Día 32

La pregunta del chaval ha atormentado mi cabeza durante toda la noche. No he podido pegar ojo. ¿Quién mató a esa chica? ¿Quién mató a Lorena? ¿Y a las otras? Trato de recordar quién pudo hacer algo así. A mi cabeza vienen imágenes de sus caras en el momento de ver la muerte de cerca. Siento una enorme excitación cuando las recuerdo en su último momento, en su último aliento. Me imagino a mí mismo asesinando a esas chicas. No, no es imaginación. Soy un asesino. Creo que lo he sido toda mi vida. Miro el reloj que hay sobre la mesilla al lado de mi cama. Son las 5:15 de la mañana. Desactivo la alarma antes de que suene. No he dormido nada.

Me doy una ducha para despejarme. Desayuno en silencio. No se oye ningún ruido. Un silencio solemne se adueña del mundo. A las 6:30 salgo a la calle. Las calles están casi vacías a esta hora. Aún falta un buen rato para que la ciudad comience a mostrar su aspecto más amargo: la gente. La gente es el mal de esta ciudad, de todas las ciudades. Los sitios no son malos. Los hacen malos las personas. Camino hacia una calle principal. Me detengo junto a la calzada y espero que pase un taxi. Veo uno a lo lejos. Hago una señal con mi mano y automáticamente veo sus intermitentes encendiéndose y apagándose. Se detiene junto a mí. Abro la puerta trasera del vehículo y subo.

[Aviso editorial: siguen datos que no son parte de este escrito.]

PROTOTYPES = {
    "evogp_hip_generate": [_u, _u, _u, _u, _u, _f, _f, _vp, _vp, _vp, _vp, _vp, _vp, _vp, _u, _vp],
    "evogp_hip_mutate": [_i, _i, _vp, _vp, _vp, _vp, _vp, _vp, _vp, _vp, _vp, _vp, _vp],
    "evogp_hip_crossover": [_i, _i, _i, _vp, _vp, _vp, _vp, _vp, _vp, _vp, _vp, _vp, _vp, _vp],
    "evogp_hip_evaluate": [_u, _u, _u, _u, _vp, _vp, _vp, _vp, _vp, _vp],
    "evogp_hip_sr_fitness": [_u, _u, _u, _u, _u, _i, _vp, _vp, _vp, _vp, _vp, _vp, _u, _vp],
    "evogp_hip_generate_masked": [_u, _u, _u, _u, _u, _f, _f, _vp, _vp, _vp, _vp, _vp, _vp, _vp, _u, _vp, _u, _vp],
    "evogp_hip_breed_default": [_i, _i, _i, _i, _vp, _vp, _vp, _vp, _vp, _u, _vp, _vp, _vp, _vp, _vp, _vp, _vp, _vp],
    "evogp_hip_breed_default_rows": [_i, _i, _i, _i, _vp, _vp, _vp, _vp, _vp, _u, _vp, _vp, _vp, _vp, _vp, _vp, _vp, _i, _i, _vp],
    "evogp_hip_breed_default_table": [_i, _i, _i, _i, _i, _vp, _vp, _vp, _vp, _vp, _u, _vp, _vp, _vp, _vp, _vp, _vp, _vp, _i, _i, _vp],
# ... 34 lines not shown
    "evogp_hip_tree_hash": [_u, _u, _vp, _vp, _vp, _vp, _vp],
    "evogp_hip_tree_classes_workspace_bytes": [_u, C.POINTER(C.c_ulonglong)],
    "evogp_hip_tree_classes": [_u, _u, _vp, _vp, _vp, _vp, _vp, _vp, _vp],
    "evogp_hip_sr_semantic_hash_workspace_bytes": [_u, C.POINTER(C.c_ulonglong)],
    "evogp_hip_sr_semantic_hash": [_u, _u, _u, _u, _u, _vp, _vp, _vp, _vp, _vp, _vp, _vp],
    "evogp_hip_sr_semantic_classes_workspace_bytes": [_u, C.POINTER(C.c_ulonglong)],
    "evogp_hip_sr_semantic_classes": [_u, _u, _u, _u, _u, _vp, _vp, _vp, _vp, _vp, _vp, _vp, _vp],
    "evogp_hip_sr_linear_scaling": [_u, _u, _u, _u, _u, _vp, _vp, _vp, _vp, _vp, _vp, _vp, _vp],
    "evogp_hip_sr_weighted_loss": [_u, _u, _u, _u, _u, _vp, _vp, _vp, _vp, _vp, _vp, _u, _i, C.c_double, _vp, _vp],
    "evogp_hip_sr_weighted_gradient": [_u, _u, _u, _u, _u, _vp, _vp, _vp, _vp, _vp, _vp, _i, C.c_double, _vp, _vp, _vp],
    "evogp_hip_sr_weighted_normal_eq": [_u, _u, _u, _u, _u, _vp, _vp, _vp, _vp, _vp, _vp, _vp, _vp, _vp],
    "evogp_hip_sr_weighted_scaling": [_u, _u, _u, _u, _u, _vp, _vp, _vp, _vp, _vp, _vp, _u, _vp, _vp, _vp],
    "evogp_hip_sr_input_gradient": [_u, _u, _u, _u, _u, _vp, _vp, _vp, _vp, _u, _vp, _vp, _vp, _vp],
    "evogp_hip_sr_derivative_loss": [_u, _u, _u, _u, _u, _vp, _vp, _vp, _vp, _vp, _vp, _u, _vp, _vp, _vp, _vp, _vp, _vp],
    "evogp_hip_sr_gene_fitness": [_u, _u, _u, _u, _u, _vp, _vp, _vp, _vp, _vp, _vp, _vp, _vp, _vp],
    "evogp_hip_wrap_linear":[_u, _u, _u, _vp, _vp, _vp, _vp, _vp, _vp, _vp, _vp, _vp],
    "evogp_hip_tree_intervals": [_u, _u, _u, _vp, _vp, _vp, _vp, _vp, _vp, _vp, _vp, _vp],
    "evogp_hip_tree_derivative_intervals": [_u, _u, _u, _vp, _vp, _vp, _vp, _vp, _u, _vp, _vp, _vp, _vp, _vp, _vp, _vp, _vp],
    "evogp_hip_tree_dimensions": [_u, _u, _u, _u, _vp, _vp, _vp, _vp, _vp, _i, _vp, _vp, _vp, _vp],
    "evogp_hip_tree_structure": [_u, _u, _u, _vp, _vp, _vp, _vp, _vp, _vp, _vp, _vp, _i, _i, _vp, _vp, _vp, _vp, _vp, _vp, _vp],
}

Lo primero que noto en su interior es un olor extraño. Ese maldito olor que tienen todos los taxis. Esa mezcla de todo tipo de hedores corporales, desodorantes, colonias y ambientadores tan típica de este transporte. Son como las putas de los coches. Te llevarán donde quieras por dinero. En el fondo todos somos putas. Nos dejaríamos follar por dinero. Todos. Pienso en esto mientras indico al taxista que me lleve a la estación de tren. Putos viajes de trabajo. Sigo pensando en alguna persona que no se dejara follar por dinero. No soy capaz de imaginar a nadie. Casi todos los hombres se dejarían follar por casi todas las mujeres de este planeta sin pedir nada a cambio. Al resto les bastarían unas pocas monedas para convencerse. Las mujeres serían más selectivas. No se dejarían follar por cualquiera a cambio de dinero. Pero sí por algunos. Cada vez me convenzo más de que el proceso de evolución está deshaciéndose.

Debo dejar mis reflexiones para otro momento. El conductor del taxi ha detenido el vehículo y lee en voz alta la cifra que marca el taxímetro trucado que lleva pegado al salpicadero del coche. Pago. Vuelvo a caminar por los grandes espacios abiertos de la estación. Debo buscar mi tren. Unos paneles luminosos indican todo lo necesario. Vía, andén, hora de salida. Por fin encuentro mi tren, mi vagón y mi asiento.

El tren arranca con puntualidad. Hasta ese momento no me había fijado en que junto a mí hay otra persona sentada. Joder, maldita sea. Me mira. Intento apartar la mirada antes de que pueda pensar que me apetece escuchar su voz. Es tarde para eso. Empieza a hablarme. Joder,

¿de qué puede una persona querer hablar con un desconocido a las 7:45 de la mañana? Mierda, su voz se clava en mis oídos. Me machaca. Martillea mi mente. Yo contesto. Hablo. Actúo. Vuelvo a actuar. Sigo siendo el gran actor de este puto circo mundial. Me intereso por sus negocios, pero noto cómo crece dentro de mí el odio hacia ese cadáver mental ambulante. Debo tranquilizarme. Evalúo la situación. Me quedan tres horas con este capullo al lado y no puedo hacer nada. Pienso en lo que vendrá después del viaje. Mierda, el chulo engominado y uno de los capullos de mi departamento me esperarán en la estación destino. Cierro los ojos. El sueño se empieza a apoderar de mí. Perfecto. Espero poder dormir ahora y despertar cuando un atisbo de luz roce las mentes mediocres de estos hombres. Buenas noches, hasta entonces.